Reactions: Like Like:
2 | Like List reactions


----------



## stona (Jul 1, 2015)

The point is it would not have destroyed their families. This is a myth. Goldenhagen argues that the Germans and German culture were infected with a particularly rabid antisemitism which he calls 'eliminationist antisemitism'. I don't buy that, I think it was not unique to the Germans but prevalent in European culture generally. It was exploited by the Nazis to the point where those middle aged policemen considered it at least acceptable, even laudable, to murder old Jewish men in their beds along with their women and children.
This is not equivalent to the sort of tragic accident you describe above. The men of those police battalions INTENTIONALLY murdered people who posed no military threat to them or their nation on ideological grounds. There was no mistaken identity, no accident of war. These were not what we now euphemistically describe as 'collateral damage', these were targeted victims of a genocidal regime.
There are rules of war. I'm certainly not stupid enough to believe that these are rigorously observed in the heat of battle but again, this is not what we are talking about. Aberrations (I mentioned Amritsar and My Lai) occur but neither the Americans nor the British were engaged in an intentional, racially motivated, war of annihilation against the Indian or Vietnamese people respectively.

Steve


----------



## mikewint (Jul 1, 2015)

I was going a bit overboard with the term "destroy" but not by much: Let's assume Curt an Ordnungspolizei refuses a order to shoot, as you say "old Jewish men in their beds along with their women and children". The consequences to Curt, at the very best might be dismissal and public disgrace. In the culture of the time and place he becomes a pariah. If he has a job, it is gone; if he is renting a home, it is gone; friends are gone, and all officialdom would turn against him. He and his family would loose everything. Is that "destroyed"? Without a job, no money, no money, no food, clothes, shelter, ect for the whole family. 
Reverse all of that. In spite of all he believes he pulls the trigger. Again in the culture of that time and place he becomes a hero, fame and fortune are his and his family prospers as never before. In what direction will he head?
Antisemitism has occurred in every country and just about every time period running the gamut from expulsion, forced conversion, and execution
Consider Jews in Russia pre WWII. It is difficult to assess the scope of the pogroms during the civil war years and the number of victims they claimed. Partial data are available for 530 communities in which 887 major pogroms and 349 minor pogroms occurred; there were 60,000 dead and several times that number of wounded (according to S. Dubnow).
Moral compasses are fickle things very subject to outside feedback. The "Elvis Presley" syndrome: No matter what he did and no matter how outrageous his surrounding entourage assured him it was normal and natural. Or the similar "Michael Jackson" syndrome.
You go to War for your country but you fight for your friends. The "White Crow" is quickly eliminated.
General Westmoreland's term, by the way, was a war of Attrition ruled by "body count" (though I never heard that term until I got back). NVA/VC losses published by Hanoi in 1996 were 1,100,000 KIA and 600,000 WIA with 2,000,000 civilians killed.

Reactions: Like Like:
1 | Like List reactions


----------



## GregP (Jul 1, 2015)

Not everyone who was a Nazi part member was a real Nazi. There was a time when you either joined or your family didn't get food. So you had the coice of joining or starving.

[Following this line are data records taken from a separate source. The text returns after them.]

extern "C" int magpo_wgrad(const float* X, int ldx, const float* dY, int ldy, long R, int KIN, int krows, int NOUT, float* dW,
                           float* db, float* workspace, int G, float scale, int accumulate, int variant, hipStream_t stream) {
  if ((ldx & 3) || (ldy & 3) || KIN % 64) { set_error("magpo_wgrad: bad strides / KIN"); return MAGPO_EINVAL; }
  if (variant != 0 && variant != 64) { set_error("magpo_wgrad: variant must be 0 or 64"); return MAGPO_EINVAL; }
  const bool exact = R % 64 == 0, big = R >= 64 * 256;
  const size_t lds_full = (size_t)64 * (KIN + NOUT) * sizeof(float), lds_pad = (size_t)64 * ((KIN + LDP) + (NOUT + LDP)) * sizeof(float);
  auto bias_slab = [&] { return db ? workspace + (long)G * KIN * NOUT : nullptr; };
  if (big && exact && KIN == 64 && NOUT == 256) {
    if (G > 512) G = 512;
    auto k = with_lds<k_wgrad_full_x<2, 2, 0>>(lds_full);
    hipLaunchKernelGGL(k, dim3(G), dim3(256), lds_full, stream, X, ldx, dY, ldy, (int)R, workspace, bias_slab());
  } else if (big && exact && ((KIN == 64 && NOUT == 192) || (KIN == 128 && NOUT == 128))) {
    if (G > 512) G = 512;
    auto k = KIN == 64 ? with_lds<k_wgrad_full_g<1, 3>>(lds_full) : with_lds<k_wgrad_full_g<2, 2>>(lds_full);
    hipLaunchKernelGGL(k, dim3(G, 1), dim3(256), lds_full, stream, X, ldx, dY, ldy, (int)R, NOUT, workspace, bias_slab());
  } else if (big && KIN == 128 && NOUT == 384) {
    if (G > 256) G = 256;
    auto k = !exact ? with_lds<k_wgrad_full<4, 3>>(lds_pad)
                    : variant == 64 ? with_lds<k_wgrad_full_x<4, 3, LDP, true>>(lds_pad) : with_lds<k_wgrad_full_x<4, 3>>(lds_pad);
    hipLaunchKernelGGL(k, dim3(G), dim3(256), lds_pad, stream, X, ldx, dY, ldy, (int)R, workspace, bias_slab());
  } else {
    const int nb = NOUT >= 128 ? 2 : 1;
    const int per_g = ((NOUT + 64 * nb - 1) / (64 * nb)) * (KIN / 64);
    int g_fit = 256 * (nb == 2 ? 3 : 4) / per_g;
    if (g_fit < 1) g_fit = 1;
    if (G > g_fit) G = g_fit;
    dim3 grid(G, (NOUT + 64 * nb - 1) / (64 * nb), KIN / 64);
    hipLaunchKernelGGL(nb == 2 ? k_wgrad<2> : k_wgrad<1>, grid, dim3(256), 0, stream, X, ldx, dY, ldy, (int)R, KIN, NOUT, workspace, bias_slab());
  }
  const long P = (long)krows * NOUT;
  hipLaunchKernelGGL(k_reduce_slabs, dim3((unsigned)((P + 63) / 64)), dim3(1024), 0, stream, workspace, dW, G, P, (long)KIN * NOUT, scale, accumulate);
  if (db) hipLaunchKernelGGL(k_reduce_slabs, dim3((NOUT + 63) / 64), dim3(1024), 0, stream, bias_slab(), db, G, (long)NOUT, (long)NOUT, scale, accumulate);
  return check_launch("magpo_wgrad");
}
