#ifndef TCL_SPEC_OFF
#define TCL_SPEC_OFF 3
#endif
    constexpr float OFF = TCL_SPEC_OFF;
    unsigned orv = 0;
    static_assert(!SPEC || (FOLD && (PV16 || PVQ)), "the speculative softmax is the head_dim-40 path");
    auto rebase = [&](const int it, const bool first) __attribute__((always_inline)) {
        if constexpr (SPEC) {
        const _Float16* kt = (const _Float16*)(smem + (it % NSTG) * SSTRIDE);
#pragma unroll
        for (int qb = 0; qb < QB; ++qb) {
            float16v s[2];
#pragma unroll
            for (int blk = 0; blk < 2; ++blk) {
#pragma unroll
                for (int r = 0; r < 16; ++r) s[blk][r] = 0.f;
#pragma unroll
                for (int ks = 0; ks < NQK; ++ks)
                    s[blk] = __builtin_amdgcn_mfma_f32_32x32x16_f16(*(const half8*)(kt + (blk * 32 + ql) * KS + 8 * hl + ks * 16), qf[qb][ks], s[blk], 0, 0, 0);
            }
            float mx = -1e30f;
#pragma unroll
            for (int blk = 0; blk < 2; ++blk)
#pragma unroll
                for (int r = 0; r < 16; ++r) mx = fmaxf(mx, s[blk][r]);
            mx = xhalf_max(mx) + OFF;
            const float mn = (float)(_Float16)(m[qb] + (first ? mx : fmaxf(mx, 0.f)));
            const float delta = mn - m[qb], alpha = __builtin_amdgcn_exp2f(-delta);
            m[qb] = mn;
            if (hl == 1) qf[qb][D / 16][0] = (_Float16)(-mn);
            if (!first) {
                if constexpr (PV16) {
#pragma unroll
                    for (int qt = 0; qt < 2; ++qt) {
                        const float aq = __shfl(alpha, (lane & 15) + 16 * qt, 64);
#pragma unroll
                        for (int t = 0; t < NT16; ++t) o16[qb][qt][t] *= aq;
                    }
                } else {
#pragma unroll
                    for (int t = 0; t < NDT; ++t)
#pragma unroll
                        for (int r = 0; r < 16; ++r) o[qb][t][r] *= alpha;
                }
            }
        }
        }
    };
    auto tile = [&](const int it, auto MK) __attribute__((always_inline)) {
        const _Float16* kt = (const _Float16*)(smem + (it % NSTG) * SSTRIDE);
        const _Float16* vt = kt + KV_TILE * KS;
        constexpr bool mask = decltype(MK)::value;
        half8 kf[2][NQK];
#pragma unroll
        for (int blk = 0; blk < 2; ++blk)
#pragma unroll
            for (int ks = 0; ks < NQK; ++ks) kf[blk][ks] = *(const half8*)(kt + (blk * 32 + ql) * KS + 8 * hl + ks * 16);
        half8 pf[QB][2][2];
        half8 vfr[PVQ && !PV16 ? 2 : 1][2][NDT];
        half8 vf16[PV16 ? 2 : 1][NT16];
        if constexpr (PV16) {
            const int goff = (((lane >> 4) & 1) * 16 + (lane >> 5) * 8) ^ ((((lane & 15) + 4) & 8) ? 16 : 0);
#pragma unroll
            for (int blk = 0; blk < 2; ++blk)
#pragma unroll
                for (int t = 0; t < NT16; ++t) vf16[blk][t] = *(const half8*)(vt + (t * 16 + (lane & 15)) * V_STRIDE + blk * 32 + goff);
        } else if constexpr (PVQ) {
#pragma unroll
            for (int blk = 0; blk < 2; ++blk)
#pragma unroll
                for (int ss = 0; ss < 2; ++ss)
#pragma unroll
                    for (int t = 0; t < NDT; ++t) vfr[blk][ss][t] = *(const half8*)(vt + (ql + t * 32) * V_STRIDE + blk * 32 + 16 * ss + 8 * hl);
        }
        float16v sacc[QB][2];
#pragma unroll
        for (int qb = 0; qb < QB; ++qb)
#pragma unroll
            for (int blk = 0; blk < 2; ++blk) {
#pragma unroll
                for (int r = 0; r < 16; ++r) sacc[qb][blk][r] = 0.f;
#pragma unroll
                for (int ks = 0; ks < NQK; ++ks) sacc[qb][blk] = __builtin_amdgcn_mfma_f32_32x32x16_f16(kf[blk][ks], qf[qb][ks], sacc[qb][blk], 0, 0, 0);
// ... 25 lines not shown
                        const half8 p0 = __builtin_bit_cast(half8, x), p1 = __builtin_bit_cast(half8, y);
#pragma unroll
                        for (int t = 0; t < NT16; ++t) {
                            o16[qb][0][t] = __builtin_amdgcn_mfma_f32_16x16x32_f16(vf16[blk][t], p0, o16[qb][0][t], 0, 0, 0);
                            o16[qb][1][t] = __builtin_amdgcn_mfma_f32_16x16x32_f16(vf16[blk][t], p1, o16[qb][1][t], 0, 0, 0);
                        }
                    } else {
#pragma unroll
                        for (int ss = 0; ss < 2; ++ss)
#pragma unroll
                            for (int t = 0; t < NDT; ++t) o[qb][t] = __builtin_amdgcn_mfma_f32_32x32x16_f16(vfr[blk][ss][t], pf[qb][blk][ss], o[qb][t], 0, 0, 0);
                    }
                }
            }
            if constexpr (TPB == 1) {
                if (__any((orv & 0x40004000u) != 0u)) {
                    asm volatile("; rebase");
                    rebase(it, false);
                }
                orv = 0;
            }
            return;
        }
        float mxq[QB];
#pragma unroll
        for (int qb = 0; qb < QB; ++qb) {
            float mx = sacc[qb][0][0];
#pragma unroll
            for (int blk = 0; blk < 2; ++blk)
#pragma unroll
                for (int r = 0; r < 16; ++r) mx = fmaxf(mx, sacc[qb][blk][r]);
            mxq[qb] = xhalf_max(mx);
        }
        bool need = it == 0;
#pragma unroll
        for (int qb = 0; qb < QB; ++qb) need |= FOLD ? (mxq[qb] > 6.f) : (mxq[qb] > m[qb] + 6.f);
        if (__any(need)) {
            asm volatile("; rebase");
#pragma unroll
            for (int qb = 0; qb < QB; ++qb) {
                float16v (&s)[2] = sacc[qb];
                const float mx = mxq[qb];
                if constexpr (FOLD) {
                    if (it == 0 || __any(mx > 6.f)) {
                        const float mn = (float)(_Float16)(m[qb] + (it == 0 ? mx : fmaxf(mx, 0.f)));
                        const float delta = mn - m[qb], alpha = __builtin_amdgcn_exp2f(-delta);
                        m[qb] = mn;
                        if (hl == 1) qf[qb][D / 16][0] = (_Float16)(-mn);
                        if constexpr (PV16) {
#pragma unroll
                            for (int qt = 0; qt < 2; ++qt) {
                                const float aq = __shfl(alpha, (lane & 15) + 16 * qt, 64);
#pragma unroll
                                for (int t = 0; t < NT16; ++t) o16[qb][qt][t] *= aq;
                            }
                        } else {
#pragma unroll
                            for (int t = 0; t < NDT; ++t)
#pragma unroll
                                for (int r = 0; r < 16; ++r) o[qb][t][r] *= alpha;
                        }
#pragma unroll
                        for (int blk = 0; blk < 2; ++blk)
#pragma unroll
                            for (int r = 0; r < 16; ++r) s[blk][r] -= delta;
                    }
                } else if (__any(mx > m[qb] + 6.f)) {
                    const float mn = fmaxf(m[qb], mx), alpha = __builtin_amdgcn_exp2f(m[qb] - mn);
                    m[qb] = mn;
                    lsum[qb] *= alpha;
#pragma unroll
                    for (int t = 0; t < NDT; ++t)
#pragma unroll
                        for (int r = 0; r < 16; ++r) o[qb][t][r] *= alpha;
                }
            }
        }
#pragma unroll
// ... 24 lines not shown
                    const half8 p0 = __builtin_bit_cast(half8, x), p1 = __builtin_bit_cast(half8, y);
#pragma unroll
                    for (int t = 0; t < NT16; ++t) {
                        o16[qb][0][t] = __builtin_amdgcn_mfma_f32_16x16x32_f16(vf16[blk][t], p0, o16[qb][0][t], 0, 0, 0);
                        o16[qb][1][t] = __builtin_amdgcn_mfma_f32_16x16x32_f16(vf16[blk][t], p1, o16[qb][1][t], 0, 0, 0);
                    }
                }
            } else if constexpr (PVQ) {
#pragma unroll
                for (int blk = 0; blk < 2; ++blk)
#pragma unroll
                    for (int ss = 0; ss < 2; ++ss)
#pragma unroll
                        for (int t = 0; t < NDT; ++t) o[qb][t] = __builtin_amdgcn_mfma_f32_32x32x16_f16(vfr[blk][ss][t], pf[qb][blk][ss], o[qb][t], 0, 0, 0);
            }
        }
        if constexpr (!PVQ && !PV16) {
#pragma unroll
            for (int blk = 0; blk < 2; ++blk)
#pragma unroll
                for (int ss = 0; ss < 2; ++ss) {
                    const _Float16* vr = vt + ql * V_STRIDE + blk * 32 + 16 * ss + 8 * hl;
#pragma unroll
                    for (int t = 0; t < NDT; ++t) {
                        const half8 vf = *(const half8*)(vr + t * 32 * V_STRIDE);
#pragma unroll
                        for (int qb = 0; qb < QB; ++qb) o[qb][t] = __builtin_amdgcn_mfma_f32_32x32x16_f16(vf, pf[qb][blk][ss], o[qb][t], 0, 0, 0);
                    }
                }
        }
    };
    if constexpr (TPB == 2) {
        static_assert(NSTG == 4, "two tiles per barrier need a 4-slot ring");
        FLASH_ISSUE(0);
        if (nt > 1) FLASH_ISSUE(1);
        int it = 0;
        for (; it + 1 < nfull; it += 2) {
            asm volatile("s_waitcnt vmcnt(0)" ::: "memory");
            __builtin_amdgcn_s_barrier();
            if (it + 2 < nt) FLASH_ISSUE(it + 2);
            if (it + 3 < nt) FLASH_ISSUE(it + 3);
            if (SPEC && it == 0) rebase(0, true);
            tile(it, std::false_type{});
            tile(it + 1, std::false_type{});
            if constexpr (SPEC) {
                if (__any((orv & 0x40004000u) != 0u)) {
                    asm volatile("; rebase");
                    rebase(it, false);
                    rebase(it + 1, false);
                }
                orv = 0;
            }
        }
        for (; it < nt; it += 2) {
            asm volatile("s_waitcnt vmcnt(0)" ::: "memory");
            __builtin_amdgcn_s_barrier();
            if (it + 2 < nt) FLASH_ISSUE(it + 2);
            if (it + 3 < nt) FLASH_ISSUE(it + 3);
            tile(it, std::true_type{});
            if (it + 1 < nt) tile(it + 1, std::true_type{});
        }
    } else {
        FLASH_ISSUE(0);
        if (NSTG == 3 && nt > 1) FLASH_ISSUE(1);
#define FLASH_STEP(MK)                                                                                                        \
        {                                                                                                                     \
            if (NSTG == 3 && it + 1 < nt) asm volatile("s_waitcnt vmcnt(%0)" ::"n"(NPW) : "memory");                          \
            else asm volatile("s_waitcnt vmcnt(0)" ::: "memory");                                                             \
            __builtin_amdgcn_s_barrier();              \
            if (it + NSTG - 1 < nt) FLASH_ISSUE(it + NSTG - 1);                                                               \
            if (SPEC && !decltype(MK)::value && it == 0) rebase(0, true);                                                     \
            tile(it, MK);                                                                                                     \
        }
        int it = 0;
        for (; it < nfull; ++it) FLASH_STEP(std::false_type{})
        for (; it < nt; ++it) FLASH_STEP(std::true_type{})
#undef FLASH_STEP
    }
#undef FLASH_ISSUE
    if constexpr (SPEC) {
        bool bad = false;
#pragma unroll
        for (int qb = 0; qb < QB; ++qb) {
            if constexpr (PV16) {
#pragma unroll
                for (int qt = 0; qt < 2; ++qt) { const float l = __shfl(o16[qb][qt][2][0], 32 + (lane & 15), 64); bad |= !(l > 0.f && l < 3e38f); }
            } else { const float l = o[qb][D / 32][4 * ((D % 32) / 8)]; bad |= hl == 0 && !(l > 0.f && l < 3e38f); }
        }
        const int anybad = __syncthreads_or(bad);
        if (tid == 0) flags[bid] = anybad;
    }
#pragma unroll
    for (int qb = 0; qb < QB; ++qb) {
        if constexpr (PV16) {
#pragma unroll
            for (int qt = 0; qt < 2; ++qt) {
                const float inv = 1.f / __shfl(o16[qb][qt][2][0], 32 + (lane & 15), 64);
                const int q = q0 + qb * 32 + qt * 16 + (lane & 15);
                if (q < Tq) {
                    _Float16* orow = O + (long)b * obstride + (long)q * ldo + head * d;
#pragma unroll
                    for (int t = 0; t < NT16; ++t) {
                        const int dd = t * 16 + 4 * (lane >> 4);
                        if (dd < d) {
                            const float4v v = o16[qb][qt][t];
                            half4 w = {(_Float16)(v[0] * inv), (_Float16)(v[1] * inv), (_Float16)(v[2] * inv), (_Float16)(v[3] * inv)};
                            *(half4*)(orow + dd) = w;
                        }
                    }
                }
            }
            continue;
        }
        float l;
        if (LROW) {
            constexpr int TL = D / 32, RG = (D % 32) / 8;
            l = o[qb][TL][4 * RG];
            l = __shfl(l, ql, 64);
        } else {
            l = lsum[qb] + __shfl_xor(lsum[qb], 32, 64);
        }
        const float inv = 1.f / l;
        const int q = q0 + qb * 32 + ql;
        if constexpr (SPLIT) {
            if (q < Tq && hl == 0) lse[bh * Tq + q] = m[qb] + __log2f(l);
        }
        if (q < Tq) {
            _Float16* orow = O + (long)b * obstride + (long)q * ldo + head * d;
#pragma unroll
            for (int t = 0; t < NDT; ++t)
#pragma unroll
                for (int g = 0; g < 4; ++g) {
                    int dd = t * 32 + 8 * g + 4 * hl;
                    if (dd < d) {
                        half4 w = {(_Float16)(o[qb][t][4 * g] * inv), (_Float16)(o[qb][t][4 * g + 1] * inv), (_Float16)(o[qb][t][4 * g + 2] * inv), (_Float16)(o[qb][t][4 * g + 3] * inv)};
                        *(half4*)(orow + dd) = w;
                    }
                }
        }
    }
}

I've posted it in here before, but I had a very good friend whose wife was a 16 -year old German plane spotter when the war ended. Her job was one of two: 1) to sit in a tower and look for aricraft. If she saw one, she called in the position, estimatd altitude, estimated cousre and speed, and her best guess on the type; and 2) to cook for a military kitchen when she wasn't spotting.

If she had not joined the party when it was "requested," her family would not have gotten any food.

One of her guards at the time, just after the war, verified that claim himself and eventually wound up as her husband. She said her worst disobediance of orders was to leave the tower when it looked like it was going to get attacked. She went to the top of a nearby hill and continued spotting. The tower was bombed, so she was proven correct that it would be attacked. She was active for about 2 months before the war ended and was essentially a baby when Hitler was writing Mein Kampf.

Personally, I had and HAVE no trouble with her service s a cook or a plane spotter. Neither one was really a combat job. She has since passed on, but it gave me some pause for thought about the label "Nazi." When she was recruited at age 16, there was no alternative "political party" to follow and no possibility of escaping to anywhere. She was stuck where she was born and brought up, and was a product of whatever that resulted in.

No excuses, just stuck in a situation that was impossible to change at an age where taking a political stand against the way things were would bring dire consequence.

Anybody think they would have rebelled against cooking or plane spotting in lieu of a possible death sentence? It ain't exactly the same as being an SS Prison Guard.


----------



## GrauGeist (Jul 2, 2015)

There is also a "herd mentality" that people assume in many cases, which is hard to understand.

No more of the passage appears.